I’m trying to replicate a network presented in a paper. Its a encoder decoder network similar to the U-Net.

All the information provided for each step are the input and output channels for each convolution layer, which is usually the case with networks presented in papers. Now this is fine and easily implemented but the problem always arises of a size mismatch when adding layers at the decoder stage like the feed forward operations in U-Net.

for example c1.shape = [1, 64, 38, 64, 64] and c2.shape = [1, 64, 32, 64, 64]

To get them to add (or use torch.cat) they have to be the same size and what I end up doing is keep changing parameters such as the stride, padding, kernel_size until I get the desired output size.

Is this the correct or recommended way of dealing with such a situation? I’m asking because I’m sure using a different kernel size and stride would give different outputs but without these parameters I cannot replicate the network and get the system to work.

The kernel size is often given in the papers. If that’s not the case, it would be quite hard to replicate the results, since as you already explained, there are often a lot of possible combinations to get the desired output shape.
Do the authors mention any reference implementation, e.g. using the same configuration as VGG16?

The authors only mention using two kernel size [1,3,3] and [3,3,3]. With the given parameters I was getting a size mismatch at some layers.

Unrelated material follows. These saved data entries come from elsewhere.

@@ -191,28 +225,63 @@
         o[v][4 * j] *= corr[0]; o[v][4 * j + 1] *= corr[0];
         o[v][4 * j + 2] *= corr[1]; o[v][4 * j + 3] *= corr[1];
       }
-
+#pragma unroll
+    for (int j = 0; j < kBlockN / 8; ++j) {
+      pa[j >> 1][(j & 1) * 2 + 0] = pack_f16x2_rn(s[4 * j], s[4 * j + 1]);
+      pa[j >> 1][(j & 1) * 2 + 1] = pack_f16x2_rn(s[4 * j + 2], s[4 * j + 3]);
+    }
+  };
+
+  {
+    wait_full();
+    named_bar_sync(my_turn, kThreads);
+    wgmma_fence();
+    issue_qk<kBlockN, kNPV, kQChunkBytes, kKVChunkBytes>(s, q_addr, stage_addr(st));
+    wgmma_commit();
+    named_bar_arrive(other_turn, kThreads);
+    wgmma_wait<0>();
+    reg_fence(s);
+    float corr[2];
+    softmax(corr);
+    rescale_and_pack(corr);
+  }
+  int st_prev = st;
+  advance();
+  for (int t = 1; t < T; ++t) {
+    wait_full();
+    named_bar_sync(my_turn, kThreads);
 #pragma unroll
     for (int v = 0; v < kNV; ++v) reg_fence(o[v]);
     wgmma_fence();
-#pragma unroll
-    for (int kk = 0; kk < kBlockN / 16; ++kk)
-#pragma unroll
-      for (int v = 0; v < kNV; ++v)
-        wgmma_rs<kNPV>(o[v], pa[kk], wgmma_desc(k_addr + (1 + v) * kTileBytes + kk * 16 * 128, kKVChunkBytes, 1024), 1u);
+    issue_qk<kBlockN, kNPV, kQChunkBytes, kKVChunkBytes>(s, q_addr, stage_addr(st));
     wgmma_commit();
+    issue_pv<kBlockN, kNPV, kNV, kTileBytes, kKVChunkBytes>(o, pa, stage_addr(st_prev));
+    wgmma_commit();
+    named_bar_arrive(other_turn, kThreads);
+    wgmma_wait<1>();
+    reg_fence(s);
+    float corr[2];
+    softmax(corr);
     wgmma_wait<0>();
 #pragma unroll
     for (int v = 0; v < kNV; ++v) reg_fence(o[v]);
-
-    __syncwarp();
-    if (lane == 0) mbar_arrive(&ctl->empty[st]);
-    if (threadIdx.x == 0 && t >= 1 && t - 1 + stages < T) {
-      const int pt = t - 1;
-      mbar_wait(&ctl->empty[pt % stages], (uint32_t)(pt / stages) & 1u);
-      load_tile(pt + stages);
-    }
-    __syncwarp();
+    release(st_prev, t - 1);
+    rescale_and_pack(corr);
+    st_prev = st;
+    advance();
+  }
+  {
+    named_bar_sync(my_turn, kThreads);
+#pragma unroll
+    for (int v = 0; v < kNV; ++v) reg_fence(o[v]);
+    wgmma_fence();
+    issue_pv<kBlockN, kNPV, kNV, kTileBytes, kKVChunkBytes>(o, pa, stage_addr(st_prev));
+    wgmma_commit();
+    if (cw == 0) named_bar_arrive(other_turn, kThreads);
+    wgmma_wait<0>();
+#pragma unroll
+    for (int v = 0; v < kNV; ++v) reg_fence(o[v]);
+    release(st_prev, T - 1);
   }
 
 #pragma unroll
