@@ -253,6 +257,31 @@
     return _aabb
 
 
+def groupvotes_lib():
+    global _groupvotes
+    if _groupvotes is None:
+        if not os.path.exists(_GROUPVOTES_PATH):
+            raise VotenetError("libvotenet_groupvotes.so not found at %s -- run `python -c 'import __graft_entry__ as g; g.build()'` "
+                               "(there is no CPU fallback)" % _GROUPVOTES_PATH)
+        with open(os.path.join(_HERE, os.pardir, "include", "votenet_group_votes.h")) as f:
+            protos = parse_header(f.read(), {})
+        V = ctypes.CDLL(_GROUPVOTES_PATH)
+        for name, (restype, argtypes) in protos.items():
+            fn = getattr(V, name)
+            fn.restype, fn.argtypes = restype, argtypes
+        _groupvotes = V
+    return _groupvotes
+
+
+def check_groupvotes(rc):
+    if rc == 0:
+        return
+    msg = groupvotes_lib().votenet_group_votes_last_error().decode()
+    if rc == 1:
+        raise InvalidArgumentError(msg)
+    raise VotenetError("libvotenet_groupvotes error %d: %s" % (rc, msg))
+
+
 def check_aabb(rc):
     if rc == 0:
         return
diff --git a/votenet_amd/csrc/ball_threshold.h b/votenet_amd/csrc/ball_threshold.h
--- /dev/null
+++ b/votenet_amd/csrc/ball_threshold.h
@@ -0,0 +1,14 @@
+#pragma once
+#include <cmath>
+
+namespace votenet {
+
+inline float ball_threshold(float r)
+{
+    float t = r * r;
+    while (t > 0.0f && sqrtf(t) >= r) t = nextafterf(t, 0.0f);
+    while (sqrtf(t) < r) t = nextafterf(t, INFINITY);
+    return t;
+}
+
+}
diff --git a/votenet_amd/csrc/grouping.hip b/votenet_amd/csrc/grouping.hip
--- a/votenet_amd/csrc/grouping.hip
+++ b/votenet_amd/csrc/grouping.hip
@@ -1,4 +1,5 @@
 #include "common.h"
+#include "ball_threshold.h"
 #include <cmath>
 
 namespace votenet {
@@ -164,14 +165,6 @@
         const int ii = idx[row];
         unsafeAtomicAdd(&grad_points[((size_t)s * n + ii) * c + l], grad_out[e]);
     }
-}
-
-float ball_threshold(float r)
-{
-    float t = r * r;
-    while (t > 0.0f && sqrtf(t) >= r) t = nextafterf(t, 0.0f);
-    while (sqrtf(t) < r) t = nextafterf(t, INFINITY);
-    return t;
 }
 
 static inline int grid_for(long total, int block)
diff --git a/votenet_amd/csrc/groupvotes/group_votes.hip b/votenet_amd/csrc/groupvotes/group_votes.hip
--- /dev/null
+++ b/votenet_amd/csrc/groupvotes/group_votes.hip
@@ -0,0 +1,403 @@
+#include "../mlp_types.h"
+#include "../ball_threshold.h"
+
+#include <cstdint>
+#pragma GCC visibility push(default)
+#include "../../../include/votenet_group_votes.h"
+#pragma GCC visibility pop
+
+namespace votenet {
+
+static thread_local char g_gv_err[512] = "";
+static int gv_set_error(int code, const char *fmt, ...)
+{
+    va_list ap;
+    va_start(ap, fmt);
+    vsnprintf(g_gv_err, sizeof(g_gv_err), fmt, ap);
+    va_end(ap);
+    return code;
+}
+#define GV_REQUIRE(cond, ...)                                                              \
+    do {                                                                                   \
+        if (!(cond)) return ::votenet::gv_set_error(VOTENET_E_INVALID_ARGUMENT, __VA_ARGS__); \
+    } while (0)
+
+constexpr int PS = kPiece, NP = kBallPieces, TP = kTilePieces;
+constexpr int GV_K = 64;
+constexpr int GV_MAX_B = 65535;
+constexpr int GV_MAX_N = 1024;
+constexpr int GV_MAX_M = 1024;
+static_assert(PS * NP == GV_K, "a ball is NP pieces of PS rows");
+
+__device__ __forceinline__ int gv_kept_pieces(int cnt)
+{
+    const int c = cnt < 1 ? 1 : cnt;
+    const int k = (c + PS - 1) / PS;
+    return k > NP ? NP : k;
+}
+__device__ __forceinline__ double gv_shfl_xor_f64(double v, int m)
+{
+    int lo = __double2loint(v), hi = __double2hiint(v);
+    lo = __shfl_xor(lo, m);
+    hi = __shfl_xor(hi, m);
+    return __hiloint2double(hi, lo);
+}
+__device__ __forceinline__ long long gv_fixed(float v) { return (long long)((double)v * 4294967296.0); }
+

I found three implementations of this network on github as well: 1, 2, and 3. All of them are using different parameters at different stages.

Similarly I also tried to change parameters to get the network to work, at one layer the only way I could get the size to match was by changing the kernel from [3,3,3] to [9,3,3].

With this practice and all these different parameters for the same network on github is the reason I asked this question.

I already email the author of the paper 3 weeks back but have yest to receive a response. I may have to scrap this network and go with another.

My question was more about good practices or recommended workarounds when such a situation arises. If in future a size mismatch like this one occurs then what is the way to fix this that would the least deviation from the original presented work. I understand I cannot change kernel sizes if I am replicating any published network, but what about padding and stride?